Now let's read the content of the file.

In [3]:
pod = pd.read_json('/content/sample_data/place_of_death_test.jsonl', lines=True)
#pod = pd.read_json('https://raw.githubusercontent.com/MMesgar/summer_school_2022/main/sample_data/place_of_death_test.jsonl', lines=True)
pob = pd.read_json('/content/sample_data/place_of_birth_test.jsonl', lines=True)
#pob = pd.read_json('https://raw.githubusercontent.com/MMesgar/summer_school_2022/main/sample_data/place_of_birth_test.jsonl', lines=True)
dob = pd.read_json('/content/sample_data/date_of_birth_test.jsonl', lines=True)
#dob = pd.read_json('https://raw.githubusercontent.com/MMesgar/summer_school_2022/main/sample_data/date_of_birth_test.jsonl', lines=True)

ValueError: Expected object or value

Let's see how many facts do exist in this dataset.

In [None]:
num_facts = len(pod)
print(f"Number of POD (place of death) facts is: {num_facts}")

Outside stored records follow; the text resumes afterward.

static int upload_staged(hcmvs_ctx* c, void* dst, const void* src, size_t bytes) {
	{
		hipPointerAttribute_t at;
		if (hipPointerGetAttributes(&at, src) == hipSuccess && at.type == hipMemoryTypeHost) {
			HIPCHK(c, hipMemcpyAsync(dst, src, bytes, hipMemcpyHostToDevice, c->stream));
			HIPCHK(c, hipStreamSynchronize(c->stream));
			return HCMVS_OK;
		}
		(void)hipGetLastError();
	}
	const size_t piece = (size_t)32 << 20;
	if (c->capPinned < 2 * piece) {
		if (c->pinned) (void)hipHostFree(c->pinned);
		c->pinned = nullptr; c->capPinned = 0;
		if (hipHostMalloc((void**)&c->pinned, 2 * piece, hipHostMallocDefault) != hipSuccess) {
			(void)hipGetLastError();
			HIPCHK(c, hipMemcpyAsync(dst, src, bytes, hipMemcpyHostToDevice, c->stream));
			HIPCHK(c, hipStreamSynchronize(c->stream));
			return HCMVS_OK;
		}
		c->capPinned = 2 * piece;
	}
	for (auto& e : c->upEv) if (!e) HIPCHK(c, hipEventCreateWithFlags(&e, hipEventDisableTiming));
	hipEvent_t done[2] = {c->upEv[0], c->upEv[1]};
	bool used[2] = {false, false};
	int k = 0;
	for (size_t off = 0; off < bytes; off += piece, k ^= 1) {
		const size_t n = std::min(piece, bytes - off);
		if (used[k]) HIPCHK(c, hipEventSynchronize(done[k]));
		memcpy(c->pinned + (size_t)k * piece, (const char*)src + off, n);
		HIPCHK(c, hipMemcpyAsync((char*)dst + off, c->pinned + (size_t)k * piece, n, hipMemcpyHostToDevice, c->stream));
		HIPCHK(c, hipEventRecord(done[k], c->stream));
		used[k] = true;
	}
	HIPCHK(c, hipStreamSynchronize(c->stream));
	return HCMVS_OK;
}

static int set_view(hcmvs_ctx* c, uint32_t id, int w, int h, const float* gray, const uint8_t* bgr, const double* K,
                    const double* R, const double* C, bool copy) {
	if (!c) return HCMVS_ERR_INVALID;
	if ((!gray && !bgr) || !K || !R || !C || w < 2 * kHalfWindow + 2 || h < 2 * kHalfWindow + 2 || w > 32768 || h > 32768 || id >= 65536)
		return fail(c, HCMVS_ERR_INVALID, "upload_view: bad arguments (id %u, %dx%d)", id, w, h);
	HIPCHK(c, hipSetDevice(c->device));
	auto it = c->views.find(id);
	if (it != c->views.end()) { HIPCHK(c, hipStreamSynchronize(c->stream)); it->second = View(c); }
	View v(c);
	v.w = w; v.h = h;
	const size_t n = (size_t)w * h;
	if (copy) {
		if (gray) {
			HIPCHK(c, v.grayMem.reserve(n * sizeof(float), c->stream));
			v.gray = v.grayMem.get<float>();
			const int rc = upload_staged(c, v.gray, gray, n * sizeof(float));
			if (rc) return rc;
		}
		if (bgr) {
			HIPCHK(c, v.bgrMem.reserve(n * 3, c->stream));
			v.bgr = v.bgrMem.get<uint8_t>();
			const int rc = upload_staged(c, v.bgr, bgr, n * 3);
			if (rc) return rc;
		}
	} else {
		v.gray = const_cast<float*>(gray);
		v.bgr = const_cast<uint8_t*>(bgr);
	}
	memcpy(v.K, K, sizeof v.K); memcpy(v.R, R, sizeof v.R); memcpy(v.C, C, sizeof v.C);
	c->views[id] = std::move(v);
	return HCMVS_OK;
}

int hcmvs_upload_view(hcmvs_ctx* c, uint32_t id, int32_t w, int32_t h, const float* gray, const uint8_t* bgr,
                      const double K[9], const double R[9], const double C[3]) {
	return set_view(c, id, w, h, gray, bgr, K, R, C, true);
}
int hcmvs_set_view_device(hcmvs_ctx* c, uint32_t id, int32_t w, int32_t h, const float* gray, const uint8_t* bgr,
                          const double K[9], const double R[9], const double C[3]) {
	return set_view(c, id, w, h, gray, bgr, K, R, C, false);
}
int hcmvs_rescale_view(hcmvs_ctx* c, uint32_t src_id, uint32_t dst_id, float scale) {
	if (!c) return HCMVS_ERR_INVALID;
	auto it = c->views.find(src_id);
	if (it == c->views.end() || dst_id >= 65536 || dst_id == src_id) return fail(c, HCMVS_ERR_INVALID, "rescale_view: bad view ids %u -> %u", src_id, dst_id);
	if (!(scale > 0.f) || fabsf(scale - 1.f) < 0.15f) return fail(c, HCMVS_ERR_INVALID, "rescale_view: scale %g is within 15 %% of 1 (DepthMap.h:234: not resampled)", scale);
	const View& src = it->second;
	if (!src.gray) return fail(c, HCMVS_ERR_INVALID, "rescale_view: view %u has no gray image (fuse-only view)", src_id);
	const int nw = (int)lrint((double)src.w * (double)scale), nh = (int)lrint((double)src.h * (double)scale);
	if (nw < 2 * kHalfWindow + 2 || nh < 2 * kHalfWindow + 2 || nw > 32768 || nh > 32768) return fail(c, HCMVS_ERR_INVALID, "rescale_view: %dx%d x %g gives an unusable size", src.w, src.h, scale);
	HIPCHK(c, hipSetDevice(c->device));
	auto old = c->views.find(dst_id);
	if (old != c->views.end()) { HIPCHK(c, hipStreamSynchronize(c->stream)); c->views.erase(old); }
	View v(c);
	v.w = nw; v.h = nh;
	HIPCHK(c, v.grayMem.reserve((size_t)nw * nh * sizeof(float), c->stream));
	v.gray = v.grayMem.get<float>();
	hcmvs::launch_resize_gray(src.gray, src.w, src.h, v.gray, nw, nh, scale, c->stream);
	HIPCHK(c, hipGetLastError());
	const double f = (double)std::max(nw, nh) / (double)std::max(src.w, src.h);
	memcpy(v.K, src.K, sizeof v.K); memcpy(v.R, src.R, sizeof v.R); memcpy(v.C, src.C, sizeof v.C);
	v.K[0] *= f; v.K[4] *= f; v.K[2] *= f; v.K[5] *= f;
	v.rescaled = true;
	c->views[dst_id] = std::move(v);
	return HCMVS_OK;
}
int hcmvs_get_view_info(hcmvs_ctx* c, uint32_t id, int32_t* w, int32_t* h, double K[9]) {
	if (!c) return HCMVS_ERR_INVALID;
	auto it = c->views.find(id);
	if (it == c->views.end()) return fail(c, HCMVS_ERR_INVALID, "get_view_info: unknown view %u", id);
	if (w) *w = it->second.w;
	if (h) *h = it->second.h;
	if (K) memcpy(K, it->second.K, sizeof(double) * 9);
	return HCMVS_OK;
}
int hcmvs_get_view_gray(hcmvs_ctx* c, uint32_t id, float* out) {
	if (!c || !out) return HCMVS_ERR_INVALID;
	auto it = c->views.find(id);
	if (it == c->views.end() || !it->second.gray) return fail(c, HCMVS_ERR_INVALID, "get_view_gray: unknown view %u (or a fuse-only view)", id);
	HIPCHK(c, hipSetDevice(c->device));
	HIPCHK(c, hipMemcpyAsync(out, it->second.gray, (size_t)it->second.w * it->second.h * sizeof(float), hipMemcpyDeviceToHost, c->stream));
	HIPCHK(c, hipStreamSynchronize(c->stream));
	return HCMVS_OK;
}
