struct Switches {
    bool no_sym = false, no_pack = false, no_fuse = false, no_ring = false, no_fmt_planes = false, no_episode_kernel = false,
         no_episode_wave = false, no_agent_fuse = false, no_agent_preapply = false, first_f64 = false,
         first_generic = false, force_rescan = false, test_hooks = false;
    int pack_min_strips = -1, strip_rows = 0, tile_rpt = 0, queue_cap = -1, mismatch_cap = -1, trace_rows = 0;
    double first_slack = -1.0;
    char kernel[16] = {0};
    char text[256] = {0};
};
inline const char* test_hook(const char* name) {
    return std::getenv("DW_TEST_HOOKS") ? std::getenv(name) : nullptr;
}
inline Switches read_switches() {
    Switches w;
    auto note = [&](const char* name, const char* val) {
        const size_t n = std::strlen(w.text);
        snprintf(w.text + n, sizeof(w.text) - n, "%s%s%s%s", n ? " " : "", name, val ? "=" : "", val ? val : "");
    };
    auto flag = [&](const char* name, bool& dst) { if (std::getenv(name)) { dst = true; note(name, nullptr); } };
    auto num = [&](const char* name, int& dst, bool test) {
        if (const char* e = test ? test_hook(name) : std::getenv(name)) { dst = std::atoi(e); note(name, e); }
    };
    w.test_hooks = std::getenv("DW_TEST_HOOKS") != nullptr;
    flag("DW_NO_SYM", w.no_sym); flag("DW_NO_PACK", w.no_pack); flag("DW_NO_FUSE", w.no_fuse); flag("DW_NO_RING", w.no_ring);
    flag("DW_NO_FMT_PLANES", w.no_fmt_planes);
    flag("DW_NO_EPISODE_KERNEL", w.no_episode_kernel); flag("DW_NO_EPISODE_WAVE", w.no_episode_wave);
    flag("DW_NO_AGENT_FUSE", w.no_agent_fuse); flag("DW_NO_AGENT_PREAPPLY", w.no_agent_preapply);
    flag("DW_FIRST_STEP_F64", w.first_f64); flag("DW_FIRST_GENERIC", w.first_generic);
    num("DW_PACK_MIN_STRIPS", w.pack_min_strips, false); num("DW_STRIP_ROWS", w.strip_rows, false);
    num("DW_TILE_RPT", w.tile_rpt, false);
    num("DW_TEST_QUEUE_CAP", w.queue_cap, true); num("DW_TEST_MISMATCH_CAP", w.mismatch_cap, true);
    num("DW_TEST_TRACE_ROWS", w.trace_rows, true);
    if (test_hook("DW_TEST_FORCE_RESCAN")) { w.force_rescan = true; note("DW_TEST_FORCE_RESCAN", nullptr); }
    if (const char* e = test_hook("DW_TEST_FIRST_SLACK")) { w.first_slack = std::atof(e); note("DW_TEST_FIRST_SLACK", e); }
    if (const char* e = std::getenv("DW_KERNEL")) { snprintf(w.kernel, sizeof(w.kernel), "%s", e); note("DW_KERNEL", e); }
    return w;
}

inline dw_params with_world_params(dw_params p, const dw_world_params& w) {
    p.p = w.p; p.g = w.g; p.S = w.S; p.sigma = w.sigma; p.gamma = w.gamma; p.q = w.q; p.q2 = w.q2; p.dt = w.dt;
    p.albedo_bare = w.albedo_bare; p.albedo_light = w.albedo_light; p.albedo_dark = w.albedo_dark;
    p.temp_optimal = w.temp_optimal;
    return p;
}
inline dw_world_params world_params_of(const dw_params& p) {
    return dw_world_params{p.p, p.g, p.S, p.sigma, p.gamma, p.q, p.q2, p.dt, p.albedo_bare, p.albedo_light, p.albedo_dark,
                           p.temp_optimal};
}
inline bool albedo_symmetric(double bare, double light, double dark) { return (dark - bare) == -(light - bare); }
inline bool worlds_symmetric(const dw_world_params* worlds, size_t B) {
    for (size_t b = 0; b < B; ++b)
        if (!albedo_symmetric(worlds[b].albedo_bare, worlds[b].albedo_light, worlds[b].albedo_dark)) return false;
    return true;
}

inline PhysF64 make_f64(const dw_params& p, double L) {
    PhysF64 P;
    P.p = p.p; P.g = p.g; P.S = p.S; P.sigma = p.sigma; P.gamma = p.gamma; P.q = p.q; P.q2 = p.q2;
    P.dt = p.dt; P.ab = p.albedo_bare; P.al = p.albedo_light; P.ad = p.albedo_dark;
    P.To = p.temp_optimal; P.L = L;
    const double e1 = std::exp(-1.0), e2 = std::exp(-2.0);
    const double s = 1.0 + 4.0 * e1 + 4.0 * e2;
    P.w0 = 1.0 / s; P.w1 = e1 / s; P.w2 = e2 / s;
    return P;
}

inline double cbeta_host(const dw_params& p) {
    const double cbeta = p.g * p.temp_optimal * p.temp_optimal;
    return cbeta > 1e-30 ? 1.0 / std::sqrt(cbeta) : 0x1p60;
}

inline void split_hi_lo(double v, double scale, float* hi, float* lo) {
    const double h = std::nearbyint(v * scale) / scale;
    *hi = (float)h;
    *lo = (float)(v - h);
}

inline float round_up(double v) {
    const float f = (float)v;
    return (double)f < v ? std::nextafterf(f, INFINITY) : f;
}

struct EConst { double c0l, c0d; };
inline EConst e_const(const dw_params& p, double L) {
    const double To4 = std::pow(p.temp_optimal, 4), K = p.S * L / p.sigma;
    const double e0 = K * (1.0 - p.albedo_bare * p.p) / To4 - 1.0;
    return EConst{e0 + p.q2 * (p.albedo_bare * p.p - p.albedo_light) / To4,
                  e0 + p.q2 * (p.albedo_bare * p.p - p.albedo_dark) / To4};
}

struct TieChain {
    double emin, emax, vlo;
    bool admissible;
    double ew;
    double kbmax;
    double pu, safety;
};
inline TieChain tie_chain(const dw_params& p, const EConst& c, double a1, double a2, double a3, double a4, double de) {
    const double u = std::ldexp(1.0, -24), kmax = 1000.0;
    TieChain t;
    const double pos = (std::fmax(a1, 0.0) + std::fmax(a2, 0.0)) * 8 * kmax + (std::fmax(a3, 0.0) + std::fmax(a4, 0.0)) * kmax;
    const double neg = (std::fmin(a1, 0.0) + std::fmin(a2, 0.0)) * 8 * kmax + (std::fmin(a3, 0.0) + std::fmin(a4, 0.0)) * kmax;
    t.emax = std::fmax(c.c0l, c.c0d) + pos;
    t.emin = std::fmin(c.c0l, c.c0d) + neg;
    const double vmin = 1.0 + t.emin, vmax = 1.0 + t.emax;
    t.admissible = vmin > 0.02;
    t.vlo = std::fmax(vmin, 0.02);
    const double smax = std::sqrt(std::fmax(vmax, t.vlo));
// ... 39 lines not shown
    P.a1 = (float)((double)P.a1h + P.a1l); P.a2 = (float)((double)P.a2h + P.a2l);
    P.a3 = (float)((double)P.a3h + P.a3l); P.a4 = (float)((double)P.a4h + P.a4l);
    P.c0ls = (float)((double)P.c0lh + P.c0ll); P.c0ds = (float)((double)P.c0dh + c0dl);
    const double kbe = cbeta_host(p);
    P.kbeta = (float)kbe;
    const PhysF64 P64 = make_f64(p, L);
    P.dw0 = (float)(p.dt * P64.w0); P.dw1 = (float)(p.dt * P64.w1); P.dw2 = (float)(p.dt * P64.w2);
    P.p = (float)p.p; P.ck = p.dt != 0.0 ? (float)(0.001 / p.dt) : 0.f;
    P.ngamma = (float)(-p.gamma);
    const double u = std::ldexp(1.0, -24);
    const double lo_mag = std::ldexp(1.0, -(hb + 1)) * 18.0 * kmax + std::ldexp(1.0, -(hb + 1));
    const double de_abs = 6.0 * u * lo_mag + 1e-9;
    const TieChain t = tie_chain(p, c0, a1, a2, a3, a4, de_abs);
    auto e_over_D2 = [&](double e) {
        const double v = std::fmax(1.0 + e, t.vlo), sv = std::sqrt(v), yv = std::sqrt(sv);
        const double D = kbe * (yv + 1.0) * (sv + 1.0);
        return std::fabs(e) / (D * D);
    };
    const double Ae = 2.0 * de_abs * std::fmax(e_over_D2(t.emin), e_over_D2(t.emax));
    double A0 = t.safety * (kmax * std::fabs(p.dt) * t.kbmax * Ae + 2e-6);
    if (!t.admissible) A0 = 1.0;
    const double eA = t.safety * 13.0 * u;
    const double eK0d = t.safety * (6.0 * std::fabs(p.p) + t.pu + t.kbmax + 8.0 * std::fabs(p.gamma)) * u;
    const double eK1d = t.safety * ((6.0 * std::fabs(p.p) + t.pu) * u + t.kbmax * (u + 2.0 * t.ew));
    P.tie_lo = (float)(0.5 - A0);
    if ((double)P.tie_lo > 0.5 - A0) P.tie_lo = std::nextafterf(P.tie_lo, -INFINITY);
    P.eA = round_up(eA);
    const float eK0 = round_up(eK0d), eK1 = round_up(eK1d);
    P.eK0s = p.dt < 0.0 ? eK0 : -eK0;
    P.eK1s = p.dt < 0.0 ? eK1 : -eK1;
    P.neK1s = -P.eK1s;
    P.eK01s = (float)((double)P.eK0s + (double)P.eK1s);
    if (std::fabs((double)P.eK01s) < std::fabs((double)P.eK0s + (double)P.eK1s))
        P.eK01s = std::nextafterf(P.eK01s, P.eK01s < 0.f ? -1.f : 1.f);
    return P;
}

inline void derive_f32_pair(const dw_params& p, double L1, double L2, PhysF32* P1, PhysF32* P2) {
    const PhysF32 a = derive_f32(p, L1), b = derive_f32(p, L2);
    const int hb = a.hi_bits < b.hi_bits ? a.hi_bits : b.hi_bits;
    *P1 = derive_f32(p, L1, hb);
    *P2 = derive_f32(p, L2, hb);
    const float tie_lo = P1->tie_lo < P2->tie_lo ? P1->tie_lo : P2->tie_lo;
    P1->tie_lo = tie_lo;
    P2->tie_lo = tie_lo;
}

inline FirstStepBound derive_first_bound(const dw_params& p, double L, const PhysF32& P, bool from_f64,
                                         double test_slack = -1.0) {
    const double u = std::ldexp(1.0, -24), iota = from_f64 ? u : 0.0;
    const double kmax = 1000.0;
    const double a1 = std::fabs((double)P.a1), a2 = std::fabs((double)P.a2), a3 = std::fabs((double)P.a3), a4 = std::fabs((double)P.a4);
    const EConst c0 = e_const(p, L);
    const double c0m = std::fmax(std::fabs(c0.c0l), std::fabs(c0.c0d));
    const double Mmax = (a1 + a2) * 8 * kmax + (a3 + a4) * kmax;
    const double de_max = (8.0 * u + iota) * Mmax + u * c0m;
    const TieChain t = tie_chain(p, c0, P.a1, P.a2, P.a3, P.a4, de_max);
    const double kbe = cbeta_host(p);
    const double Dmin = kbe * (std::sqrt(std::sqrt(t.vlo)) + 1.0) * (std::sqrt(t.vlo) + 1.0);
    const double kK = 5.0 * u + iota;
    const double safety = t.safety, pu = t.pu, kbmax = t.kbmax;
    FirstStepBound B;
    B.a1 = round_up(a1); B.a2 = round_up(a2); B.a3 = round_up(a3); B.a4 = round_up(a4);
    B.c_de = round_up(safety * (8.0 * u + iota) * (1.0 + 8.0 * u));
    B.c_c0 = round_up(safety * u * c0m);
    B.eK0 = round_up(safety * (pu + (kK + 2.0 * u) * std::fabs(p.p) + kbmax * u + ((kK + 3.0 * u) + u) * std::fabs(p.gamma)));
    B.eK1 = round_up(safety * (pu + (kK + 2.0 * u) * std::fabs(p.p) + kbmax * (u + 2.0 * t.ew)));
    B.cW = round_up(safety * 2.0 * kbmax / Dmin);
    B.eA = round_up(safety * ((kK + 3.0 * u) + u + (kK + u)));
    B.cS = round_up(safety * u);
    B.slack = t.admissible ? 4e-6f : 1.0f;
    if (test_slack > (double)B.slack) B.slack = (float)test_slack;
    return B;
}

enum StepKind { STEP_GENERIC, STEP_TILED, STEP_STREAM };
struct StepPlan {
    StepKind kind = STEP_GENERIC;
    int halo = 0;
    bool packed = false;
    bool allow_fuse = false;
    int fused_mode = kFusedOvl;
    bool fmt_planes = false;
    bool trace_pairs = false;
    bool sym_albedo = false;
    int tcq = 0, rpt = 0;
    Geom geom{};
    size_t tile_lds = 0;
    StripGeom sgeom{};
    FusedGeom fgeom{};
    int first_prec = 2;
    bool first_stream = false;
    FirstGeom first_geom{};
    bool need_fixq = false;
    bool pw_stream = false;
};

inline int halo_form(int W) { return W < 256 ? 3 : (W == 256 ? 0 : (W % 256 == 0 ? 1 : 2)); }

inline int strip_rows(long groups, int H, long target) {
    int sr = 64;
    while (sr > 8 && groups * ((H + sr - 1) / sr) < target) sr >>= 1;
    return H < sr ? H : sr;
}

inline int strip_rows_or_override(const Switches& sw, int cap, long groups, int H, long target) {
    if (sw.strip_rows < 1) return strip_rows(groups, H, target);
    const int want = sw.strip_rows < cap ? sw.strip_rows : cap;
    return H < want ? H : want;
}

Let's take a look at 5 top rows in the pod dataframe. The ``head()`` function does this action for us. 

In [None]:
pod.head()

Look at the column names; two of them are important. These columns are 'sub_label' and 'obj_label'. These columns show which person died in which city.

In [None]:
pod_data_samples = pod[['sub_label','obj_label']]

In [None]:
pod_data_samples.head()

Now we create a list of subjects, persons, and their corresponding objects, the city where they died.

In [None]:
subjects = pod['sub_label'].to_list()
reference_objects = pod['obj_label'].to_list()

Now we are ready to evaluate BERT. The idea is to give each subject to BERT and see what it returns as the city where the person died. 

Let's tell the pipeline to use BERT.

In [None]:
from transformers import pipeline
unmasker = pipeline("fill-mask", model="bert-base-uncased")

For any subject in the list, we define a template ``{s} died in [MASK]``. We give it to BERT and see what token it predicts as the object. 

In [None]:
predictions = []
for s in subjects:
  predicted_obj = unmasker(f"{s} died in [MASK].")[0]["token_str"]
  predictions.append(predicted_obj)

Let's look at 10 predicted labels and 10 reference objects. We can easily compare them manually. Right?

In [None]:
print(predictions[:10])
print(reference_objects[:10])

Although we can manually compare a short list of predicated and reference labels, we need a line of code to compare the lists automatically if they contain many elements.
The following function performs such a comparison:

In [None]:
correct = 0.0
for i in range(num_facts):
  predicted_label = predictions[i].lower()
  ref_label = reference_objects[i].lower()
  if predicted_label == ref_label:
    correct += 1

p_at_1 = correct / len(predictions)
p_at_1 = p_at_1 * 100
print(f"number of facts is: {num_facts}, p@1 = {p_at_1:.2f}%")

*Additional exercises*

1. Can you improve the accuracy of the predictions made by BERT?
2. What about if we not only consider the first predicted object, but for example the first 5 (p@5). How does this change the accuracy for the given/your model.
3. You can try out the other two given sample data sets POB (place of birth), and DOB (data of birth). What do you have to change?